This chapter provides an outline of this thesis and the work undertaken, while Chapter 2 is a review of the relevant literature with particular reference to circoviral diseases. Chapter 3 describes the detection of both PCV1 and PCV2 in the Australian pig herd, using a multiplex PCR designed to differentiate between the two viral types. The association of Australian PCV with two disease outbreaks was also investigated. Following the detection of both viruses, it was important to genetically compare Australian PCV with overseas strains known to cause disease, and this was achieved with a sequencing and phylogenetic study as described in Chapter 4. Possible reasons for the genetic groupings and distribution of different PCV2 strains worldwide are also discussed in this chapter.

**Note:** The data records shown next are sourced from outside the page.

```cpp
template <int KIN, bool WANT_K, bool OVERWRITE, int MODE>
#ifndef FCG_SWEEP_WGS
#define FCG_SWEEP_WGS 2
#endif
__global__ __launch_bounds__(256, KIN ? 1 : FCG_SWEEP_WGS) void sweep_h8_kernel(SweepArgs A)
{
  constexpr bool TSI = MODE == 1 || MODE == 2, TH = MODE == 2, DEFER = MODE == 3;
  static_assert(!TSI || (KIN == 0 && WANT_K), "TSI is geometrically linear, full tangent");
  static_assert(!DEFER || WANT_K, "deferred blocks are K blocks");
  __shared__ SweepShared<KIN, TSI, TH, DEFER> sh;
  constexpr int NACC = TH ? 8 : ((KIN || TSI) ? 16 : 9);
  constexpr int NC = node_comps<TSI>();
  constexpr int NLD = (NNODE * NC + 255) / 256;
  constexpr int NF = TSI ? 4 : 3;
  const int tid = threadIdx.x;
  unsigned long long st_acc[3] = {0, 0, 0};
  unsigned long long st_last = A.stamps ? __builtin_amdgcn_s_memtime() : 0ull;
  const int tile = blockIdx.x;
  const int tx = tile % A.tiles_x;
  const int ty = (tile / A.tiles_x) % A.tiles_y;
  const int tz = tile / (A.tiles_x * A.tiles_y);
  const int i0 = A.I0 + TX * tx, j0 = A.J0 + TY * ty;
  const int kz0 = A.K0 + A.seg_planes * tz;
  const int kz1 = min(kz0 + A.seg_planes, A.K0 + A.NK);
  const uint32_t* prec_tile = A.plane_rec + (int64_t(ty) * A.tiles_x + tx) * A.NK * PLANE_REC_WORDS;
  const int64_t LX = A.EX + 1, LY = A.EY + 1;

  if (tid < 24) sh.gxi[tid / 3][tid % 3] = A.tables[392 + tid];
  if (tid < 8) sh.w8[tid] = A.tables[384 + tid];
  if (TSI && tid < 64)
  {
    (&sh.Ng[0][0])[tid] = A.Ngp[tid];
    sh.NgT[TSI ? (tid & 7) : 0][tid >> 3] = A.Ngp[tid];
  }

  const int s = tid >> 3, g = tid & 7;
  const bool a_lane = s < NSLOT;
  const int sx = s % EXN, sy = s / EXN;
  const int ex = i0 - 1 + sx, ey = j0 - 1 + sy;
  const bool exy_in = a_lane && ex >= A.EX0 && ex < A.EX0 + A.EX && ey >= A.EY0 && ey < A.EY0 + A.EY;
  auto load_elem = [&](int lz) -> int {
    if (!exy_in || lz < A.EZ0 || lz >= A.EZ0 + A.EZ) return -1;
    return A.elem_at[(int64_t(lz - A.EZ0) * A.EY + (ey - A.EY0)) * A.EX + (ex - A.EX0)];
  };
  bool n_lane[NLD], nxy_in[NLD];
  int ncol[NLD], ncomp[NLD];
  int64_t nlat_xy[NLD];
#pragma unroll
  for (int j = 0; j < NLD; ++j)
  {
    const int v = tid + 256 * j;
    n_lane[j] = v < NNODE * NC;
    ncol[j] = v / NC;
    ncomp[j] = v - NC * (v / NC);
    const int ni = i0 - 1 + ncol[j] % NXN, nj = j0 - 1 + ncol[j] / NXN;
    nxy_in[j] = n_lane[j] && ni >= A.EX0 && ni <= A.EX0 + A.EX && nj >= A.EY0 && nj <= A.EY0 + A.EY;
    nlat_xy[j] = nxy_in[j] ? int64_t(nj - A.EY0) * LX + (ni - A.EX0) : 0;
  }
  auto node_li = [&](int j, int P) -> int64_t { return int64_t(P - A.EZ0) * LX * LY + nlat_xy[j]; };
  auto node_in = [&](int j, int P) -> bool { return nxy_in[j] && P >= A.EZ0 && P <= A.EZ0 + A.EZ; };
  auto load_dof = [&](int j, int P) -> int32_t {
    if (!node_in(j, P) || ncomp[j] < 3) return -1;
    return A.lat_dof[node_li(j, P)];
  };
  auto load_val = [&](int j, int P, int32_t dof) -> double {
    if (!node_in(j, P)) return 0.0;
    const int cp = ncomp[j];
    if (cp < 3) return A.lat_x[3 * node_li(j, P) + cp];
    if (dof < 0) return 0.0;
    if (!TSI || cp < 6) return A.u_col[dof + cp - 3];
    if (cp < 9) return A.v_col[dof + cp - 6];
    return A.T_col[dof / 3];
  };
  auto load_node = [&](int j, int P) -> double { return load_val(j, P, load_dof(j, P)); };
  auto load_rec = [&](int p, uint32_t* w) {
    const bool in = p >= kz0 && p < kz1;
    const uint32_t* src = prec_tile + int64_t(in ? p - A.K0 : 0) * PLANE_REC_WORDS;
#pragma unroll
    for (int k = 0; k < 2; ++k)
    {
      const int v = tid + 256 * k;
      if (v < PLANE_REC_WORDS) w[k] = in ? src[v] : (v < PR_LEN ? 0xFFFFFFFFu : 0u);
    }
  };
  auto store_rec = [&](int p, const uint32_t* w) {
#pragma unroll
    for (int k = 0; k < 2; ++k)
    {
      const int v = tid + 256 * k;
      if (v < PLANE_REC_WORDS) sh.prec[ring(p)][v] = w[k];
    }
  };

  const int c = tid >> 4, k = tid & 15;
  const int cx = c % TX, cy = c / TX;
  const uint32_t vis0 = kVisit[k][0], vis1 = kVisit[k][1];

#pragma unroll
  for (int j = 0; j < NLD; ++j)
    if (n_lane[j])
    {
      sh.node[ring(kz0 - 1)][ncol[j]][ncomp[j]] = load_node(j, kz0 - 1);
      sh.node[ring(kz0)][ncol[j]][ncomp[j]] = load_node(j, kz0);
    }
  {
// ... 6 lines not shown
  int32_t dof_nxt[NLD];
#pragma unroll
  for (int j = 0; j < NLD; ++j) dof_nxt[j] = n_lane[j] ? load_dof(j, kz0 + 1) : -1;
  int e_cur = load_elem(kz0 - 1);
  for (int v = tid; v < int(sizeof(sh.hold) / sizeof(double)); v += 256) (&sh.hold[0][0][0])[v] = 0.0;
  double fkeep[NF];
#pragma unroll
  for (int d = 0; d < NF; ++d) fkeep[d] = 0.0;
  __builtin_amdgcn_s_waitcnt(0);
  __syncthreads();

  for (int L = kz0 - 1; L < kz1; ++L)
  {
    const int e_nxt = load_elem(L + 1);
    double node_nxt[NLD];
    int32_t dof_nn[NLD];
#pragma unroll
    for (int j = 0; j < NLD; ++j)
    {
#ifdef FCG_PROBE_TH_NOPREFETCH
      if (TH)
      {
        node_nxt[j] = 0.0;
        dof_nn[j] = -1;
        continue;
      }
#endif
      node_nxt[j] = n_lane[j] ? load_val(j, L + 2, dof_nxt[j]) : 0.0;
      dof_nn[j] = n_lane[j] ? load_dof(j, L + 3) : -1;
    }
    uint32_t rec_nxt[2];
    load_rec(L + 2, rec_nxt);
#ifdef FCG_PROBE_NOSTAGEA
    if (a_lane && e_cur == -12345) sweep_stage_a<KIN, TSI>(sh, A, s, g, sx, sy, L, e_cur);
#else
    if (a_lane) sweep_stage_a<KIN, TSI>(sh, A, s, g, sx, sy, L, e_cur);
#endif
    __syncthreads();
    FCG_STAMP(0);
#pragma unroll
    for (int j = 0; j < NLD; ++j)
    {
      if (n_lane[j]) sh.node[ring(L + 2)][ncol[j]][ncomp[j]] = node_nxt[j];
      dof_nxt[j] = dof_nn[j];
    }
    store_rec(L + 2, rec_nxt);
#ifdef FCG_SWEEP_COMMIT_STAMP
    if (A.stamps)
    {
      __asm__ volatile("" ::"v"(rec_nxt[0]), "v"(node_nxt[0]));
      FCG_STAMP(2);
    }
#endif

    const bool wl = L >= kz0, wl1 = L + 1 < kz1;
    constexpr bool kRingSel = !TSI && !DEFER;
    const int rL = ring(L), rL1 = ring(L + 1);
    const uint32_t* recL = sh.prec[rL];
    const uint32_t* recL1 = sh.prec[rL1];
    double fpart[NF];
#pragma unroll
    for (int d = 0; d < NF; ++d) fpart[d] = 0.0;
    if (WANT_K || KIN == 0)
    {
#ifdef FCG_PROBE_WG3
      constexpr bool kProbeWg3 = true;
#else
      constexpr bool kProbeWg3 = false;
#endif
      constexpr bool kBranchFree = !TSI && !DEFER && !kProbeWg3;
      struct EmitIn {
        int32_t row0, len32;
        uint32_t base_lo, base_hi;
        uint16_t pos;
        const double* ub;
        double u0, u1, u2;
        double* h;
        double held[9];
      };
// ... 188 lines not shown
            if (OVERWRITE)
              d2[r] = Tv[3 + r];
            else
              d2[r] += Tv[3 + r];
          }
#pragma unroll
          for (int r = 0; r < 3; ++r)
          {
            double* d1 = A.Kst + bst + r * lst + pst;
            if (OVERWRITE)
              *d1 = Tv[r];
            else
              *d1 += Tv[r];
          }
          }
          double* d3 = A.Ktt + base / 9 + pst;
          if (OVERWRITE)
            *d3 = Tv[6];
          else
            *d3 += Tv[6];
        }
      };
      auto emit = [&](int act, int t, double* Kb, double* Tv) {
        EmitIn in;
        emit_load(act, t, in);
        __asm__ volatile("" ::: "memory");
        emit_finish(act, t, in, Kb, Tv);
      };
      double acc1[NACC], acc2[NACC];
#pragma unroll
      for (int i = 0; i < NACC; ++i) acc1[i] = acc2[i] = 0.0;
      auto slot_of = [&](uint32_t w) { return (cx + int(w & 1)) + EXN * (cy + int((w >> 1) & 1)); };
      uint32_t nm_pre[2] = {0u, 0u};
      if constexpr (!TSI)
      {
        nm_pre[0] = sh.neg[slot_of(vis0)];
        nm_pre[1] = sh.neg[slot_of(vis1)];
      }
#ifndef FCG_SWEEP_VISIT_UNROLL
#define FCG_SWEEP_VISIT_UNROLL (!TSI && KIN == 0)
#endif
      constexpr int kVisitUnroll = (FCG_SWEEP_VISIT_UNROLL) ? 2 : 1;
      constexpr bool kPairEmits = kVisitUnroll == 2 && kBranchFree;
      double Kb2[9];
#pragma unroll kVisitUnroll
      for (int v = 0; v < 2; ++v)
      {
        const uint32_t w = v == 0 ? vis0 : vis1;
        const int a = (w >> 2) & 7, b1 = (w >> 5) & 7, b2 = (w >> 8) & 7;
        const int slot = slot_of(w);
        const uint32_t nm = TSI ? sh.neg[slot] : (v == 0 ? nm_pre[0] : nm_pre[1]);
        if (nm == 0u)
          sweep_visit<KIN, false, TSI, TH>(sh, slot, a, b1, b2, nm, acc1, acc2);
        else
          sweep_visit<KIN, true, TSI, TH>(sh, slot, a, b1, b2, nm, acc1, acc2);
        if ((w >> 24) & 1u)
        {
          double Kb[9], Tv[7];
          if (!TH) block_k<KIN>(A.mat, acc2, Kb);
          if (TSI) tsi_block<TH>(A, acc2, Tv);
#pragma unroll
          for (int i = 0; i < NACC; ++i) acc2[i] = 0.0;
          if (kPairEmits && v == 1)
          {
#pragma unroll
            for (int i = 0; i < 9; ++i) Kb2[i] = Kb[i];
          }
          else
            emit(int((w >> 21) & 7), int((w >> 16) & 31), Kb, Tv);
        }
      }
      {
        const int pair = int((vis1 >> 26) & 3);
        double Kb[9], Tv[7];
        if (!TH)
        {
          block_k<KIN>(A.mat, acc1, Kb);
#pragma unroll
          for (int i = 0; i < 9; ++i)
          {
            const double o = dpp_f64<kDppXor1>(Kb[i]);
            Kb[i] = pair == kPairRecv ? Kb[i] + o : Kb[i];
          }
        }
        if (TSI)
        {
          tsi_block<TH>(A, acc1, Tv);
#pragma unroll
// ... 100 lines not shown
  if (A.stamps && tid == 0)
  {
    for (int i = 0; i < 3; ++i) atomicAdd(&A.stamps[i], st_acc[i]);
    atomicAdd(&A.stamps[5], 1ull);
  }
}

}

namespace {
SweepArgs sweep_args(const DeviceMesh& m, const double* d_u_col, double* d_K, double* d_fint)
{
  SweepArgs a{};
  a.u_col = d_u_col;
  a.lat_x = m.lat_x;
  a.lat_dof = m.lat_dof;
  a.elem_at = m.elem_at;
  a.plane_rec = m.plane_rec;
  a.tables = m.tables;
  a.K = d_K;
  a.fint = d_fint;
  a.err = m.err;
  a.stamps = m.stamps;
  a.mat = StVK{m.lambda, m.mu, m.cdiag};
  a.tiles_x = m.tiles_x;
  a.tiles_y = m.tiles_y;
  a.seg_planes = m.seg_planes;
  a.I0 = m.I0; a.J0 = m.J0; a.K0 = m.K0; a.NI = m.NI; a.NJ = m.NJ; a.NK = m.NK;
  a.EX0 = m.EX0; a.EY0 = m.EY0; a.EZ0 = m.EZ0; a.EX = m.EX; a.EY = m.EY; a.EZ = m.EZ;
  return a;
}
}

#define FCG_SWEEP(KIN)                                                                             \
  if (want_k && m.sweep_defer && overwrite)                                                        \
    hipLaunchKernelGGL((sweep_h8_kernel<KIN, true, true, 3>), grid, block, 0, stream, a);      \
  else if (want_k && m.sweep_defer)                                                                \
    hipLaunchKernelGGL((sweep_h8_kernel<KIN, true, false, 3>), grid, block, 0, stream, a);     \
  else if (want_k && overwrite)                                                                    \
    hipLaunchKernelGGL((sweep_h8_kernel<KIN, true, true, 0>), grid, block, 0, stream, a);      \
  else if (want_k)                                                                                 \
    hipLaunchKernelGGL((sweep_h8_kernel<KIN, true, false, 0>), grid, block, 0, stream, a);     \
  else if (overwrite)                                                                              \
    hipLaunchKernelGGL((sweep_h8_kernel<KIN, false, true, 0>), grid, block, 0, stream, a);     \
  else                                                                                             \
    hipLaunchKernelGGL((sweep_h8_kernel<KIN, false, false, 0>), grid, block, 0, stream, a);

hipError_t launch_sweep_h8_totlag(const DeviceMesh& m, const double* d_u_col, bool want_k,
    bool overwrite, double* d_K, double* d_fint, hipStream_t stream);

#ifdef FCG_SWEEP_TOTLAG_TU
hipError_t launch_sweep_h8_totlag(const DeviceMesh& m, const double* d_u_col, bool want_k,
    bool overwrite, double* d_K, double* d_fint, hipStream_t stream)
{
  const int64_t ntiles = int64_t(m.tiles_x) * m.tiles_y * m.tiles_z;
  if (ntiles == 0) return hipSuccess;
  const SweepArgs a = sweep_args(m, d_u_col, d_K, d_fint);
  const dim3 grid{static_cast<unsigned>(ntiles), 1, 1};
  const dim3 block{256, 1, 1};
  FCG_SWEEP(1)
  return hipGetLastError();
}
#else
hipError_t launch_sweep_h8(const DeviceMesh& m, const double* d_u_col, bool want_k,
    bool overwrite, double* d_K, double* d_fint, hipStream_t stream)
{
  if (m.kinem != 0) return launch_sweep_h8_totlag(m, d_u_col, want_k, overwrite, d_K, d_fint, stream);
  const int64_t ntiles = int64_t(m.tiles_x) * m.tiles_y * m.tiles_z;
  if (ntiles == 0) return hipSuccess;
  const SweepArgs a = sweep_args(m, d_u_col, d_K, d_fint);
  const dim3 grid{static_cast<unsigned>(ntiles), 1, 1};
  const dim3 block{256, 1, 1};
  FCG_SWEEP(0)
  return hipGetLastError();
}

hipError_t launch_sweep_h8_tsi(const DeviceMesh& m, const double* d_u_col, bool overwrite,
    double* d_K, double* d_fint, const SweepTsi& t, hipStream_t stream)
{
  const int64_t ntiles = int64_t(m.tiles_x) * m.tiles_y * m.tiles_z;
  if (ntiles == 0) return hipSuccess;
  SweepArgs a = sweep_args(m, d_u_col, d_K, d_fint);
  a.v_col = t.v_col;
  a.T_col = t.T_col;
  a.Ngp = t.Ngp;
  a.Kst = t.Kst;
  a.Kts = t.Kts;
  a.Ktt = t.Ktt;
  a.fT = t.fT;
  a.tsi_m = t.m;
  a.tsi_T0 = t.T0;
  a.tsi_k = t.conduct;
  a.tsi_kts = t.kts;
  const dim3 grid{static_cast<unsigned>(ntiles), 1, 1};
  const dim3 block{256, 1, 1};
  if (!t.split)
  {
    if (overwrite)
      hipLaunchKernelGGL((sweep_h8_kernel<0, true, true, 1>), grid, block, 0, stream, a);
    else
      hipLaunchKernelGGL((sweep_h8_kernel<0, true, false, 1>), grid, block, 0, stream, a);
    return hipGetLastError();
  }
  if (overwrite)
  {
    hipLaunchKernelGGL((sweep_h8_kernel<0, true, true, 0>), grid, block, 0, stream, a);
    hipLaunchKernelGGL((sweep_h8_kernel<0, true, true, 2>), grid, block, 0, stream, a);
  }
  else
  {
    hipLaunchKernelGGL((sweep_h8_kernel<0, true, false, 0>), grid, block, 0, stream, a);
    hipLaunchKernelGGL((sweep_h8_kernel<0, true, false, 2>), grid, block, 0, stream, a);
  }
  return hipGetLastError();
}
#endif
#undef FCG_SWEEP

}
```

4c_amd/fcg.py:

```python

import ctypes
import os

import numpy as np

PKG_DIR = os.path.dirname(os.path.abspath(__file__))
LIB_PATH = os.path.join(PKG_DIR, "lib", "libfourc_gpu.so")
if os.environ.get("FCG_LIB"):
    LIB_PATH = os.path.join(PKG_DIR, "lib", "libfourc_gpu_%s.so" % os.environ["FCG_LIB"])

HEX8, HEX27 = 0, 1
LINEAR, TOTLAG = 0, 1
CALC_NLNSTIFF, CALC_INTERNALFORCE = 0, 1
ACCUMULATE, OVERWRITE = 0, 1
PATH_AUTO, PATH_GENERAL, PATH_STRUCTURED, PATH_COLORED, PATH_GATHER = 0, 1, 2, 3, 4
MAT_STVK, MAT_ELASTHYPER_COUPNEOHOOKE = 0, 1
TSI_STRUCT_FORCE, TSI_STIFFTEMP, TSI_THERMO_FINTCOND, TSI_COUPLTANG = 1, 2, 4, 8
TSI_ALL = 15
ABI_VERSION = 2

FCG_OK, FCG_ERR_NODAL_DETJ, FCG_ERR_SINGULAR, FCG_ERR_ARG, FCG_ERR_DEVICE = 0, 1, 2, 3, 4
STATUS = {0: "FCG_OK", 1: "FCG_ERR_NODAL_DETJ", 2: "FCG_ERR_SINGULAR", 3: "FCG_ERR_ARG",
          4: "FCG_ERR_DEVICE"}
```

As PMWS is as yet unidentified in Australian pigs, the importation of pig meat into Australia from countries with the disease requires careful monitoring. Current protocols for the cooking of imported pig meat were designed to inactivate porcine reproductive and respiratory disease virus (PRRSV), and as such may not be effective against PCV. In this study (Chapter 5), Australian PCV2 was successfully infected into cell culture, and detected using a variety of techniques. Subsequently, thermal stability experiments were performed using a newly-developed immunoperoxidase (IPMA) test. It was anticipated that this study would determine whether current importation protocols require revision, and the results would suggest that this is the case, with PCV2 unaffected by treatment comparable with current cooking protocols.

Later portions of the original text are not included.